French actress (1952–2011)

Maria-Hélène Schneider (27 March 1952 – 3 February 2011), known professionally as Maria Schneider, was a French actress.

She first appeared on stage in Paris at the age of 15 and then moved on to work in films, initially as an extra, but had already advanced to more substantial roles by the age of 20.

Schneider achieved international recognition at the age of 19 for her performance opposite Marlon Brando in Bernardo Bertolucci's controversial Last Tango in Paris (1972). The film became controversial for its explicit sexual content and its infamous sexual assault scene.

In 1975 she starred opposite Jack Nicholson in Michelangelo Antonioni's critically acclaimed The Passenger. Although the film showcased her abilities, a reputation for walking out of films during production resulted in her becoming unwelcome in the industry. However, she re-established stability in her personal and professional life in the early 1980s, and became an advocate for equality and improving the working conditions for actresses.

She continued acting in film and TV until a few years before she died in 2011 after a long illness.

== Early life and family ==
Schneider was born in Paris to Daniel Gélin, a French actor, and Marie-Christine Schneider from Romania, a model who ran a bookshop in Paris. Gélin was married to actress and producer Danièle Delorme during the affair and his lack of fatherly involvement was deeply felt by his daughter. Gélin never recognised Schneider as his daughter, though he publicly acknowledged his paternity in the 1970s. Schneider was first brought up by her mother in a town near the French border with Germany. Eventually, her mother was unwilling to attend to her and entrusted her to a nurse for two years. Maria Schneider later lived for several years with her maternal uncle Michel Schneider and his wife. She reconnected with her biological father when she was sixteen, by visiting him unannounced.

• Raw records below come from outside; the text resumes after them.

def gemm_wgrad_bias(dy, x, out, bias_out, splits=1, beta=0, alpha=1.0):
    _check2d(dy, torch.bfloat16, "dy")
    _check2d(x, torch.bfloat16, "x")
    K, M = dy.shape
    K2, N = x.shape
    if K != K2:
        raise ValueError("gemm_wgrad_bias: token dims differ (%d vs %d)" % (K, K2))
    if tuple(out.shape) != (M, N) or out.dtype != torch.float32 or not out.is_contiguous():
        raise ValueError("gemm_wgrad_bias: out must be a contiguous fp32 [%d, %d]" % (M, N))
    if bias_out.numel() != M or bias_out.dtype != torch.float32 or not bias_out.is_contiguous():
        raise ValueError("gemm_wgrad_bias: bias_out must be a contiguous fp32 [%d]" % M)
    nws = int(_lib.query("ttdk_gemm_wgrad_bias_ws", M, N, K, int(splits)))
    if nws < 0:
        raise ValueError("gemm_wgrad_bias: shape %dx%dx%d not on the 256-wide kernel" % (M, N, K))
    ws = torch.empty(nws, dtype=torch.float32, device=dy.device)
    _log("wgrad_bias", M, N, K, splits)
    _lib.call("ttdk_gemm_wgrad_bias", dy.data_ptr(), dy.stride(0), x.data_ptr(), x.stride(0), M, N, K, int(splits),
              ws.data_ptr(), out.data_ptr(), int(beta), float(alpha), bias_out.data_ptr(), _lib.stream())
    return out, bias_out


def gemm4t(dy, x, out=None, bias_out=None, *, splits=1, beta=0, alpha=1.0):
    _check2d(dy, torch.bfloat16, "dy")
    _check2d(x, torch.bfloat16, "x")
    K, M = dy.shape
    K2, N = x.shape
    if K != K2:
        raise ValueError("gemm4t: token dims differ (%d vs %d)" % (K, K2))
    if out is None:
        out = torch.empty((M, N), dtype=torch.float32, device=dy.device)
    if tuple(out.shape) != (M, N) or out.dtype != torch.float32 or not out.is_contiguous():
        raise ValueError("gemm4t: out must be a contiguous fp32 [%d, %d]" % (M, N))
    if bias_out is not None and (bias_out.numel() != M or bias_out.dtype != torch.float32
                                 or not bias_out.is_contiguous()):
        raise ValueError("gemm4t: bias_out must be a contiguous fp32 [%d]" % M)
    nws = int(_lib.query("ttdk_gemm4t_ws", M, N, K, int(splits)))
    if nws < 0:
        raise ValueError("gemm4t does not take M=%d N=%d K=%d (K a multiple of 64 >= 128, M / N multiples "
                         "of 8, operands < 2 GiB, TTD_G4T on)" % (M, N, K))
    ws = torch.empty(max(nws, 1), dtype=torch.float32, device=dy.device)
    _log("gemm4t", M, N, K, splits)
    _lib.call("ttdk_gemm4t_wgrad", dy.data_ptr(), dy.stride(0), x.data_ptr(), x.stride(0), M, N, K, int(splits),
              ws.data_ptr(), out.data_ptr(), int(beta), float(alpha), _lib.ptr(bias_out), _lib.stream())
    return out


_C3 = _os.environ.get("TTD_CONV3", "1") != "0"


_lib.register({"ttdk_set_conv3_s3": [_lib.I]})


def set_conv3_s3(on: bool) -> bool:
    return bool(_lib.query("ttdk_set_conv3_s3", 1 if on else 0))


def conv3_rows(H, W, C, N, pro=0):
    return int(_lib.query("ttdk_conv3_rows", int(H), int(W), int(C), int(N), int(pro))) if _C3 else 0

Schneider later said that she had met Gélin only "three times". Her cousin Vanessa Schneider wrote, in a biographical book published in 2018, that Maria Schneider had actually been in regular contact with her father during her late teens. It was he who first brought her to a film set. Over the years, Maria Schneider and her biological father met irregularly. She eventually bonded with her half-siblings (who had been unaware of her until after she starred in Last Tango in Paris), especially her half-sister Fiona Gélin. Her half-brothers Xavier Gélin and Manuel Gélin were also actors.

==Acting career==
=== Early years ===
As a teenager, Schneider loved films, going to the cinema up to four times a week. She left home at age 15 after an argument with her mother and went to Paris, where she made her stage-acting debut that same year. She eked out a living as a film extra and a model. While working on a film set, she met Brigitte Bardot, who having worked with her father on several productions, was "horrified" that the young actress was homeless and offered her a room in her house. Through Bardot, Schneider met people in the film business, including Warren Beatty, who was greatly impressed by Schneider, and introduced her to the William Morris Agency. She was 18 when she had her first break in 1970, appearing in Madly, starring Alain Delon. This was followed by relatively substantial roles in films such as Roger Vadim's Hellé (1972); The Old Maid (La Vieille Fille) (1972) with Philippe Noiret; Dear Parents (Cari genitori) (1973) opposite Florinda Bolkan and Catherine Spaak; and Dance of Love (1973), based on a play by Arthur Schnitzler. (The latter film is also known as Merry-Go-Round, which is distinct from Schneider's 1981 film of the same name directed by Jacques Rivette.)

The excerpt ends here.